It a perfect world I agree with you with regards to upgrade path pricing. However, there are licensing fees and replication costs and other cost considerations. For that reason, there couldn't be a 1:1 upgrade path ratio. But it would be fair.

Cheers,

Andrew K


----------



## dfhagai (Oct 19, 2009)

And what about a full downloadable version? (sorry for nagging :wink: )


----------



## dcoscina (Oct 19, 2009)

Mr Pringles @ Mon Sep 28 said:


> noiseboyuk @ Mon Sep 28 said:
> 
> 
> > Any rough idea when a release might happen?
> ...



heh heh heh :twisted: 

Direct download would be a good way to go Andrew. Oh do I know the number of times I bought a product that was downloable off of impulse. 

LASS Lite sounds very cool. IT will bring in a whole more bunch of fans. o-[][]-o


----------



## tfishbein82 (Oct 19, 2009)

Thonex @ Mon Oct 19 said:


> Hi tfishbein82,
> 
> It a perfect world I agree with you with regards to upgrade path pricing.

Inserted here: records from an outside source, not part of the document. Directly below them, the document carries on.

+            float mu = 0.f, var = 0.f, rs = 0.f;
+            if (c < C) {
+                ed_bn_stats(s, q, M, mu, var, rs);
+                if (blockIdx.x == 0) ed_bn_store_stats(mu, var, rs, M, c, mean, rstd, run_mean, run_var, mean_shift);
+            }
+            stat[0][threadIdx.x] = mu;
+            stat[1][threadIdx.x] = rs;
+        }
+        __syncthreads();
+    }
+    if (c >= C) return;
+    const float4 g4 = *reinterpret_cast<const float4*>(gamma + c), b4 = *reinterpret_cast<const float4*>(beta + c);
+    const float mu[4] = {stat[0][cl], stat[0][cl + 1], stat[0][cl + 2], stat[0][cl + 3]};
+    const float rs[4] = {stat[1][cl], stat[1][cl + 1], stat[1][cl + 2], stat[1][cl + 3]};
+    const float ga[4] = {g4.x, g4.y, g4.z, g4.w}, be[4] = {b4.x, b4.y, b4.z, b4.w};
+    auto emit = [&](long long zr, long long e, const float4& yv) {
+        uint2 pk = make_uint2(0u, 0u);
+        if (e >= 0) {
+            const float yy[4] = {yv.x, yv.y, yv.z, yv.w};
+            float o[4];
+#pragma unroll
+            for (int j = 0; j < 4; ++j) o[j] = ed_bn_act_fwd_elem(yy[j], mu[j], rs[j], ga[j], be[j], act, seed, (uint32_t)(e + j), thresh, dscale);
+            pk.x = pack_bf16x2(o[0], o[1]);
+            pk.y = pack_bf16x2(o[2], o[3]);
+        }
+        *reinterpret_cast<uint2*>(z + (size_t)zr * C + c) = pk;
+    };
+#pragma unroll
+    for (int k = 0; k < ED_FOLD_PRE; ++k)
+        if (zr0 + k * zstep < z_rows) emit(zr0 + k * zstep, pe[k], py[k]);
+#pragma unroll 2
+    for (long long zr = zr0 + ED_FOLD_PRE * zstep; zr < z_rows; zr += zstep) {
+        long long ym, e = -1;
+        float4 yv = make_float4(0.f, 0.f, 0.f, 0.f);
+        if (ed_z_src(g, z_halo, z_lead, zr, ym)) {
+            e = ym * C + c;
+            yv = *reinterpret_cast<const float4*>(y + e);
+        }
+        emit(zr, e, yv);
     }
 }
 
@@ -536,26 +637,53 @@
     }
 }
 
+#define EMB_GROUPS 8
 __global__ __launch_bounds__(ED_THREADS) void embedding_bwd_kernel(const int64_t* __restrict__ ids, const float* __restrict__ dx, int64_t bstride,
                                                                    int64_t rstride, int L, int rows,
                                                                    int C, int padding_idx, float* __restrict__ dE, uint32_t seed,
                                                                    const uint32_t* __restrict__ seed_dev, uint32_t thresh, float dscale) {
     __shared__ float red[4][64];
+    __shared__ int list[4][EMB_GROUPS * 64];
     const int id = blockIdx.x;
     const int lane = threadIdx.x & 63, wave = threadIdx.x >> 6;
     const int c = blockIdx.y * 64 + lane;
     if (id == padding_idx) return;
     if (thresh && seed_dev) seed += seed_dev[0];
     float acc = 0.f;
-    for (int base = wave * 64; base < rows; base += 4 * 64) {
-        const int r = base + lane;
-        unsigned long long m = __ballot(r < rows && ids[r] == (int64_t)id);
-        while (m) {
-            const int rr = base + __builtin_ctzll(m);
-            m &= m - 1;
-            const int bb = rr / L;
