@@ -552,10 +552,10 @@
         std::memset(&ra, 0, sizeof(ra));
         ra.n_prod = (int)p->K;
         std::vector<const uint4 *> old_src(p->U);
-        std::vector<const int32_t *> old_top(p->U);
+        std::vector<uint8_t> old_f29(p->U);
         for (uint32_t u = 0; u < p->U; ++u) {
             old_src[u] = p->tabs[u].cur;
-            old_top[u] = p->tabs[u].cur_top;
+            old_f29[u] = p->tabs[u].cur_f29 ? 1 : 0;
         }
         for (uint32_t k = 0; k < p->K; ++k) {
             const Product &pr = p->prods[k];
@@ -570,20 +570,20 @@
                     scd::Slot &sl = tp.slot[f];
                     sl.exp = 1;
                     sl.src = old_src[u];
-                    sl.src_top = old_top[u];
+                    sl.src_f29 = old_f29[u];
                     if (!bind) {
                         sl.mode = 0;
                     } else if (!bound[u]) {
                         sl.mode = 1;
                         sl.dst = t.buf[t.next];
-                        sl.dst_top = p->use_f29 ? t.buf_top[t.next] : nullptr;
+                        sl.dst_f29 = p->use_f29 ? 1 : 0;
                         t.cur = t.buf[t.next];
-                        t.cur_top = sl.dst_top;
+                        t.cur_f29 = p->use_f29;
                         t.next ^= 1;
                         bound[u] = 1;
                     } else {
                         sl.mode = 3;
-                        sl.dst_top = p->use_f29 ? t.buf_top[0] : nullptr;
+                        sl.dst_f29 = p->use_f29 ? 1 : 0;
                     }
                 }
             }
@@ -620,31 +620,31 @@
             for (size_t s = 0; s < pr.tables.size(); ++s) {
                 Table &t = p->tabs[pr.tables[s]];
                 const uint4 *old_src = t.cur;
-                const int32_t *old_top = t.cur_top;
+                const uint32_t old_f29 = t.cur_f29 ? 1 : 0;
                 bool stored_here = false;
                 for (uint32_t rep = 0; rep < pr.exps[s]; ++rep, ++f) {
                     a.slot[f].exp = 1;
                     if (bind && !bound[pr.tables[s]]) {
                         a.slot[f].mode = 1;
                         a.slot[f].src = old_src;
-                        a.slot[f].src_top = old_top;
+                        a.slot[f].src_f29 = old_f29;
                         a.slot[f].dst = t.buf[t.next];
-                        a.slot[f].dst_top = p->use_f29 ? t.buf_top[t.next] : nullptr;
+                        a.slot[f].dst_f29 = p->use_f29 ? 1 : 0;
                         t.cur = t.buf[t.next];
-                        t.cur_top = a.slot[f].dst_top;
+                        t.cur_f29 = p->use_f29;
                         t.next ^= 1;
                         bound[pr.tables[s]] = 1;
                         stored_here = true;
                     } else if (stored_here) {
                         a.slot[f].mode = 3;
                         a.slot[f].src = old_src;
-                        a.slot[f].src_top = old_top;
+                        a.slot[f].src_f29 = old_f29;
                         a.slot[f].dst = nullptr;
-                        a.slot[f].dst_top = p->use_f29 ? t.buf_top[0] : nullptr;
+                        a.slot[f].dst_f29 = p->use_f29 ? 1 : 0;
                     } else {
                         a.slot[f].mode = 0;
                         a.slot[f].src = t.cur;
-                        a.slot[f].src_top = t.cur_top;
+                        a.slot[f].src_f29 = t.cur_f29 ? 1 : 0;
                         a.slot[f].dst = nullptr;
                     }
                 }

However, there are licensing fees and replication costs and other cost considerations. For that reason, there couldn't be a 1:1 upgrade path ratio. But it would be fair.
> 
> ...


Of course you're right. 1:1 doesn't make sense when you have additional overhead. Fair is nice though. :D


----------



## dcoscina (Oct 19, 2009)

It sounds like there are quite a few potential customers chomping at the bit for a $500 LASS Lite. All I can say from the standpoint of a LASS owner is.......BUY IT!

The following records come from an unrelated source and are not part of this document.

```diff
@@ -318,25 +422,28 @@
           }
         }
       }
-      if constexpr (STAGE != 0) {
-        if (tid == 0) {
-          s_cnt = 0;
-          s_nsw = 0;
-        }
-      }
       __syncthreads();
       if (edge) {
         mirror_fill<kT>(s_buf, margin, tx0, ty0, a.w, a.h, tid);
         __syncthreads();
       }
+      FPROF_MARK(STAGE == 0 ? kPhGabWb : kPhE1Wb);
     }
   };
-  constexpr int kMg = kBorder - (GAB ? 1 : 0);
-  constexpr int kMe1 = kMg - (E1 ? 2 : 0);
-  if constexpr (GAB) run_stage(std::integral_constant<int, 0>{}, std::integral_constant<int, kMg>{});
-  if constexpr (E0) run_stage(std::integral_constant<int, 3>{}, std::integral_constant<int, 0>{});
-  if constexpr (E1) run_stage(std::integral_constant<int, 1>{}, std::integral_constant<int, kMe1>{});
-  if constexpr (E2) run_stage(std::integral_constant<int, 2>{}, std::integral_constant<int, 0>{});
+  constexpr std::false_type in_place{};
+  if constexpr (GAB && E1 && JXLH_FUSED_GAB_DIRECT) {
+    if (__builtin_amdgcn_readfirstlane(s_cnt1) == 0 && __builtin_amdgcn_readfirstlane(s_nsw1) == kWaves1) {
+      FPROF_COUNT(15);
+      run_stage(std::integral_constant<int, 0>{}, std::integral_constant<int, kMg>{}, std::true_type{});
+      FPROF_FLUSH;
+      return;
+    }
+  }
+  if constexpr (GAB) run_stage(std::integral_constant<int, 0>{}, std::integral_constant<int, kMg>{}, in_place);
+  if constexpr (E0) run_stage(std::integral_constant<int, 3>{}, std::integral_constant<int, 0>{}, in_place);
+  if constexpr (E1) run_stage(std::integral_constant<int, 1>{}, std::integral_constant<int, kMe1>{}, in_place);
+  if constexpr (E2) run_stage(std::integral_constant<int, 2>{}, std::integral_constant<int, 0>{}, in_place);
+  FPROF_FLUSH;
 }
 
 template <bool GAB, bool E0, bool E1, bool E2>
```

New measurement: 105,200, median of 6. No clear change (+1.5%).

Truth be told, I use a lot of the ensembles in 16bit rather than the divisi because I have been doing a lot of laptop composing and those patches/samples work very well with my wee little Macbook 1.83ghz. I think the samples sound great.

Anyhow, that's my opinion.


----------



## jtenney (Oct 19, 2009)

+1 for LASS "lite" downloadable at ca. $500 with an upgrade path! Yesssss!

later,
John


----------



## noiseboyuk (Oct 19, 2009)

I'm beginning to wonder if there aren't two different sort of customers for LASS. Apart from the generally great tone, it seems LASS has two main strengths - first, it can be very quick to work with in setting up realistic phrases. Seond, it can acheive far greater control in terms of fluid playing and ensemble size, although this may take a little longer to produce and be more resource intensive.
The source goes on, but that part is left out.